Please repeat the records exactly from their first line, finishing at the line containing "atomicAdd(&sc.lane_hist[LANE_SIZES + a], s_h[a]);" and including it.

───── Supplied information

+__global__ __launch_bounds__(256)
+void k_lz2_lane_count(Lz2Scratch sc)
+{
+    __shared__ uint32_t s_h[LANE_SIZES];
+    const uint32_t tid = threadIdx.x;
+    const uint32_t n7 = sc.big_count[7], n0 = sc.big_count[0], n1 = sc.big_count[1], N = n7 + n0 + n1 + sc.big_count[2];
+    if (blockIdx.x * 256u >= N) return;
+    if (tid < LANE_SIZES) s_h[tid] = 0;
+    __syncthreads();
+    for (uint32_t v = blockIdx.x * 256u + tid; v < N; v += gridDim.x * 256u)
+        atomicAdd(&s_h[lz2_lane_desc(sc, v, n7, n0, n1)->count & (LANE_SIZES - 1u)], 1u);
+    __syncthreads();
+    if (tid < LANE_SIZES && s_h[tid]) atomicAdd(&sc.lane_hist[tid], s_h[tid]);
+}
+
+__global__ __launch_bounds__(256)
+void k_lz2_lane_place(LzP P, Lz2Scratch sc)
+{
+    __shared__ uint32_t s_h[LANE_SIZES], s_at[LANE_SIZES];
+    const uint32_t tid = threadIdx.x;
+    const uint32_t n7 = sc.big_count[7], n0 = sc.big_count[0], n1 = sc.big_count[1], N = n7 + n0 + n1 + sc.big_count[2];
+    if (blockIdx.x * 256u >= N) return;
+    if (tid < LANE_SIZES) s_h[tid] = 0;
+    __syncthreads();
+    for (uint32_t v = blockIdx.x * 256u + tid; v < N; v += gridDim.x * 256u)
+        atomicAdd(&s_h[lz2_lane_desc(sc, v, n7, n0, n1)->count & (LANE_SIZES - 1u)], 1u);
+    __syncthreads();
+    if (tid < 64u) {
+        const uint32_t a = LANE_SIZES - 1u - 2u * tid, b = a - 1u;
+        const uint32_t ha = sc.lane_hist[a], hb = sc.lane_hist[b];
+        const uint32_t before = wave_inclusive_scan<uint32_t>(ha + hb, OpAddU32(), 0u) - ha - hb;
+        if (s_h[a]) s_at[a] = before + atomicAdd(&sc.lane_hist[LANE_SIZES + a], s_h[a]);
+        if (s_h[b]) s_at[b] = before + ha + atomicAdd(&sc.lane_hist[LANE_SIZES + b], s_h[b]);
+        s_h[a] = 0; s_h[b] = 0;
+    }
+    __syncthreads();
+    for (uint32_t v = blockIdx.x * 256u + tid; v < N; v += gridDim.x * 256u) {
+        const Lz2BigDesc *dp = lz2_lane_desc(sc, v, n7, n0, n1);
+        const uint32_t c = dp->count & (LANE_SIZES - 1u), at = s_at[c] + atomicAdd(&s_h[c], 1u);
+        if (at >= N) { lz_order_violation(P); continue; }
+        sc.lane_list[at] = make_uint4(dp->block, dp->start, dp->count, (dp->anom & 0xFFFFu) | (dp->limit << 16));
+    }
+}
+
+__global__ __launch_bounds__(64)
+void k_lz2_lanes(LzP P, Lz2Scratch sc, uint32_t size_hi, uint32_t size_lo, uint32_t budget_dw)
+{
+    extern __shared__ uint32_t s_lane[];
+    const uint32_t lane = threadIdx.x;
+    const uint32_t a = LANE_SIZES - 1u - 2u * lane, b = a - 1u;
+    const uint32_t ha = sc.lane_hist[a], hb = sc.lane_hist[b];
+    const uint32_t wa = (a <= size_hi && a >= size_lo) ? (ha + lz2_lane_width(a, budget_dw) - 1u) / lz2_lane_width(a, budget_dw) : 0u;
+    const uint32_t wb = (b <= size_hi && b >= size_lo) ? (hb + lz2_lane_width(b, budget_dw) - 1u) / lz2_lane_width(b, budget_dw) : 0u;
+    const uint32_t hin = wave_inclusive_scan<uint32_t>(ha + hb, OpAddU32(), 0u);
+    const uint32_t win = wave_inclusive_scan<uint32_t>(wa + wb, OpAddU32(), 0u);
+    const uint32_t g = blockIdx.x;
+    if (g >= (uint32_t)__builtin_amdgcn_readlane((int)win, 63)) return;
+    const uint32_t j = (uint32_t)__popcll(__ballot(win <= g));
+    const uint32_t wj = (uint32_t)__builtin_amdgcn_readlane((int)win, (int)j), waj = (uint32_t)__builtin_amdgcn_readlane((int)wa, (int)j),
+                   wbj = (uint32_t)__builtin_amdgcn_readlane((int)wb, (int)j), hj = (uint32_t)__builtin_amdgcn_readlane((int)hin, (int)j),
+                   haj = (uint32_t)__builtin_amdgcn_readlane((int)ha, (int)j), hbj = (uint32_t)__builtin_amdgcn_readlane((int)hb, (int)j);
+    const uint32_t q0 = g - (wj - waj - wbj);
+    const bool upper = q0 < waj;
+    const uint32_t n = LANE_SIZES - 1u - 2u * j - (upper ? 0u : 1u), q = upper ? q0 : q0 - waj, hn = upper ? haj : hbj;
+    const uint32_t first = (hj - haj - hbj) + (upper ? 0u : haj);
+    const uint32_t width = lz2_lane_width(n, budget_dw), k0 = q * width, nl = (hn - k0 < width) ? hn - k0 : width;
+    uint4 dv = make_uint4(0u, 0u, 0u, 0xFFFFFFFFu);
+    if (lane < nl) dv = sc.lane_list[first + k0 + lane];
+    if (lane < nl && dv.z != n) lz_order_violation(P);
+    const uint32_t cnt = (lane < nl && dv.z == n) ? n : 0u, W = 1u << P.wbits;
+    const uint32_t anom = (dv.w & 0xFFFFu) == 0xFFFFu ? ~0u : (dv.w & 0xFFFFu), limit = (dv.w >> 16) == 0xFFFFu ? ~0u : (dv.w >> 16);
+    const uint4 *vp = reinterpret_cast<const uint4 *>(sc.bigpos + (size_t)dv.x * LZ2_BIG_STRIDE + dv.y);
+    const uint4 *vr = reinterpret_cast<const uint4 *>(sc.bigrs + (size_t)dv.x * LZ2_BIG_STRIDE + dv.y);
+    const uint4 *vi = reinterpret_cast<const uint4 *>(sc.bigpid + (size_t)dv.x * LZ2_BIG_STRIDE + dv.y);
+    uint4 *vc = reinterpret_cast<uint4 *>(sc.bigcand + (size_t)dv.x * LZ2_BIG_STRIDE + dv.y);
+    uint32_t *occ = s_lane + (cnt ? lane : 0u) * lz2_lane_region(n);
+    uint32_t *bits = occ + (n + 1u);
+    uint8_t *slot = reinterpret_cast<uint8_t *>(bits + ((n + 32u) >> 5));
+    if (cnt) for (uint32_t k = 0; k < ((n + 32u) >> 5); ++k) bits[k] = 0;
+    const uint4 zero4 = make_uint4(0, 0, 0, 0);
+    uint4 evw = zero4;
+    if (cnt) evw = vp[0];
+    uint32_t ev = 0, ev_p = evw.x & 0xFFFFu;
+    bool anom_pending = anom != ~0u;
+    const bool plain = anom == ~0u && limit == ~0u;
+    uint4 np = evw, nr = zero4, ni = zero4;
+    if (cnt) { nr = vr[0]; ni = vi[0]; }
+    for (uint32_t i0 = 0; i0 < n; i0 += 8) {
+        const uint4 cp = np, cr = nr, cid = ni;
+        if (i0 + 8 < cnt) { np = vp[(i0 >> 3) + 1]; nr = vr[(i0 >> 3) + 1]; ni = vi[(i0 >> 3) + 1]; }
+        uint32_t o0 = 0, o1 = 0, o2 = 0, o3 = 0;
+#pragma unroll
+        for (uint32_t k = 0; k < 8; ++k) {
+            const uint32_t i = i0 + k;
+            if (i < cnt) {
+                const uint32_t p = u16_of(cp, k), r = u16_of(cr, k), id = u16_of(cid, k);
+                while (ev < i && ev_p + W < p) {
+                    const uint32_t sb = slot[ev];
+                    bits[sb >> 5] &= ~(1u << (sb & 31u));
+                    ++ev;
+                    if ((ev & 7u) == 0) evw = vp[ev >> 3];
+                    ev_p = u16_of(evw, ev & 7u);
+                }
+                if (anom_pending && p > W - 1u) { bits[anom >> 5] &= ~(1u << (anom & 31u)); anom_pending = false; }
+                uint32_t wi = r >> 5;
+                const uint32_t w0 = bits[wi];
+                uint32_t res = LZ_NONE16;
+                if (plain && ev == 0) {
+                    if (id != p) res = id;
+                } else if (id != p && ((w0 >> (r & 31u)) & 1u)) {
+                    for (uint32_t sb = r;; ++sb) {
+                        if (sb != r) {
+                            if (sb == limit && r < limit) break;
+                            if (!((bits[sb >> 5] >> (sb & 31u)) & 1u)) break;
+                        }
+                        const uint32_t o = occ[sb];
+                        if ((o & 0xFFFFu) == id) { res = o >> 16; break; }
+                    }
+                }
+                { const uint32_t v = res << ((k & 1u) * 16u); if (k < 2) o0 |= v; else if (k < 4) o1 |= v; else if (k < 6) o2 |= v; else o3 |= v; }
+                uint32_t wv = w0 | ((1u << (r & 31u)) - 1u);
+                while (wv == 0xFFFFFFFFu) wv = bits[++wi];
+                const uint32_t sb = (wi << 5) + (uint32_t)__builtin_ctz(~wv);
+                bits[sb >> 5] |= 1u << (sb & 31u);
+                occ[sb] = id | (p << 16); slot[i] = (uint8_t)sb;
+            }
+        }
+        if (i0 < cnt) vc[i0 >> 3] = make_uint4(o0, o1, o2, o3);
+    }
+}
+
 __global__ __launch_bounds__(1024)
 void k_lz2_scatter(Lz2Scratch sc, uint16_t *__restrict__ cand_by_pos )
 {
@@ -944,7 +1097,8 @@
 {
     size_t descs = 0;
     for (uint32_t c = 0; c < LZ2_NCLASS; ++c) descs += lz2_class_cap(c);
-    return (size_t)nb * (LZ_MAX_BLOCK * (2 * 2 + 1) + LZ2_BIG_STRIDE * 2 * 4 + sizeof(Lz2BlockMeta) + 4 + 8 * LZ2_MAXPARTS + descs * sizeof(Lz2BigDesc)) + 16 * 256 + 4096 + 64 * 256;
+    return (size_t)nb * (LZ_MAX_BLOCK * (2 * 2 + 1) + LZ2_BIG_STRIDE * 2 * 4 + sizeof(Lz2BlockMeta) + 4 + 8 * LZ2_MAXPARTS + descs * sizeof(Lz2BigDesc)
+                         + lz2_class_cap(7) * sizeof(uint4)) + 16 * 256 + 4096 + 64 * 256 + 2 * LANE_SIZES * 4 + 256;
 }
 
 void lz2_carve(mi_carver &cv, uint32_t nb, Lz2Scratch *sc)
@@ -953,7 +1107,7 @@
     sc->plist = cv.take<uint16_t>((size_t)nb * LZ_MAX_BLOCK);
     sc->cand = cv.take<uint16_t>((size_t)nb * LZ_MAX_BLOCK);
     sc->meta = cv.take<Lz2BlockMeta>(nb);
-    sc->fallback_count = cv.take<uint32_t>(64);
+    sc->fallback_count = cv.take<uint32_t>(64 + 2 * LANE_SIZES);
     sc->fallback_list = cv.take<uint32_t>(nb);
     sc->bigpos = cv.take<uint16_t>((size_t)nb * LZ2_BIG_STRIDE);
     sc->bigrs = cv.take<uint16_t>((size_t)nb * LZ2_BIG_STRIDE);
@@ -962,8 +1116,10 @@
     for (uint32_t c = 0; c < LZ2_NCLASS; ++c) sc->desc[c] = cv.take<Lz2BigDesc>((size_t)nb * lz2_class_cap(c));
     sc->big_count = sc->fallback_count + 16;
     sc->work_count = sc->fallback_count + 32;
+    sc->lane_hist = sc->fallback_count + 64;
     sc->work = cv.take<uint64_t>((size_t)nb * LZ2_MAXPARTS);
     sc->work_slots = nb * LZ2_MAXPARTS;
+    sc->lane_list = cv.take<uint4>((size_t)nb * lz2_class_cap(7));
     sc->dbg = getenv("MI_LZ_DEBUG") ? cv.take<uint64_t>(64) : nullptr;
     { const char *e = getenv("MI_LZ_ROWS"); const uint32_t rows = e ? (uint32_t)atoi(e) : 1u; sc->wave_min = LZ2_WAVE | ((rows ? 1u : 0u) << 16); }
 #ifdef MI_MEASURE
@@ -993,7 +1149,7 @@
 mi_status lz2_stage_partition(mi_ctx *ctx, const LzP &P, const uint8_t *d_in, uint64_t n, uint64_t block0, uint32_t nb,
                               const Lz2Scratch &sc, hipStream_t s)
 {
-    MI_HIP(ctx, hipMemsetAsync(sc.fallback_count, 0, 256, s));
+    MI_HIP(ctx, hipMemsetAsync(sc.fallback_count, 0, (64 + 2 * LANE_SIZES) * 4, s));
     if (sc.dbg && ctx->lz_dbg != sc.dbg) { ctx->lz_dbg = sc.dbg; MI_HIP(ctx, hipMemsetAsync(sc.dbg, 0, 512, s)); }
     mi_prof_scope p(ctx, "k_lz2_partition", s, (uint64_t)nb * P.block);
     lz2_launch_partition(d_in, n, P, sc, block0, nb, s);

──────────

## Written solution
+__global__ __launch_bounds__(256)
+void k_lz2_lane_count(Lz2Scratch sc)
+{
+    __shared__ uint32_t s_h[LANE_SIZES];
+    const uint32_t tid = threadIdx.x;
+    const uint32_t n7 = sc.big_count[7], n0 = sc.big_count[0], n1 = sc.big_count[1], N = n7 + n0 + n1 + sc.big_count[2];
+    if (blockIdx.x * 256u >= N) return;
+    if (tid < LANE_SIZES) s_h[tid] = 0;
+    __syncthreads();
+    for (uint32_t v = blockIdx.x * 256u + tid; v < N; v += gridDim.x * 256u)
+        atomicAdd(&s_h[lz2_lane_desc(sc, v, n7, n0, n1)->count & (LANE_SIZES - 1u)], 1u);
+    __syncthreads();
+    if (tid < LANE_SIZES && s_h[tid]) atomicAdd(&sc.lane_hist[tid], s_h[tid]);
+}
+
+__global__ __launch_bounds__(256)
+void k_lz2_lane_place(LzP P, Lz2Scratch sc)
+{
+    __shared__ uint32_t s_h[LANE_SIZES], s_at[LANE_SIZES];
+    const uint32_t tid = threadIdx.x;
+    const uint32_t n7 = sc.big_count[7], n0 = sc.big_count[0], n1 = sc.big_count[1], N = n7 + n0 + n1 + sc.big_count[2];
+    if (blockIdx.x * 256u >= N) return;
+    if (tid < LANE_SIZES) s_h[tid] = 0;
+    __syncthreads();
+    for (uint32_t v = blockIdx.x * 256u + tid; v < N; v += gridDim.x * 256u)
+        atomicAdd(&s_h[lz2_lane_desc(sc, v, n7, n0, n1)->count & (LANE_SIZES - 1u)], 1u);
+    __syncthreads();
+    if (tid < 64u) {
+        const uint32_t a = LANE_SIZES - 1u - 2u * tid, b = a - 1u;
+        const uint32_t ha = sc.lane_hist[a], hb = sc.lane_hist[b];
+        const uint32_t before = wave_inclusive_scan<uint32_t>(ha + hb, OpAddU32(), 0u) - ha - hb;
+        if (s_h[a]) s_at[a] = before + atomicAdd(&sc.lane_hist[LANE_SIZES + a], s_h[a]);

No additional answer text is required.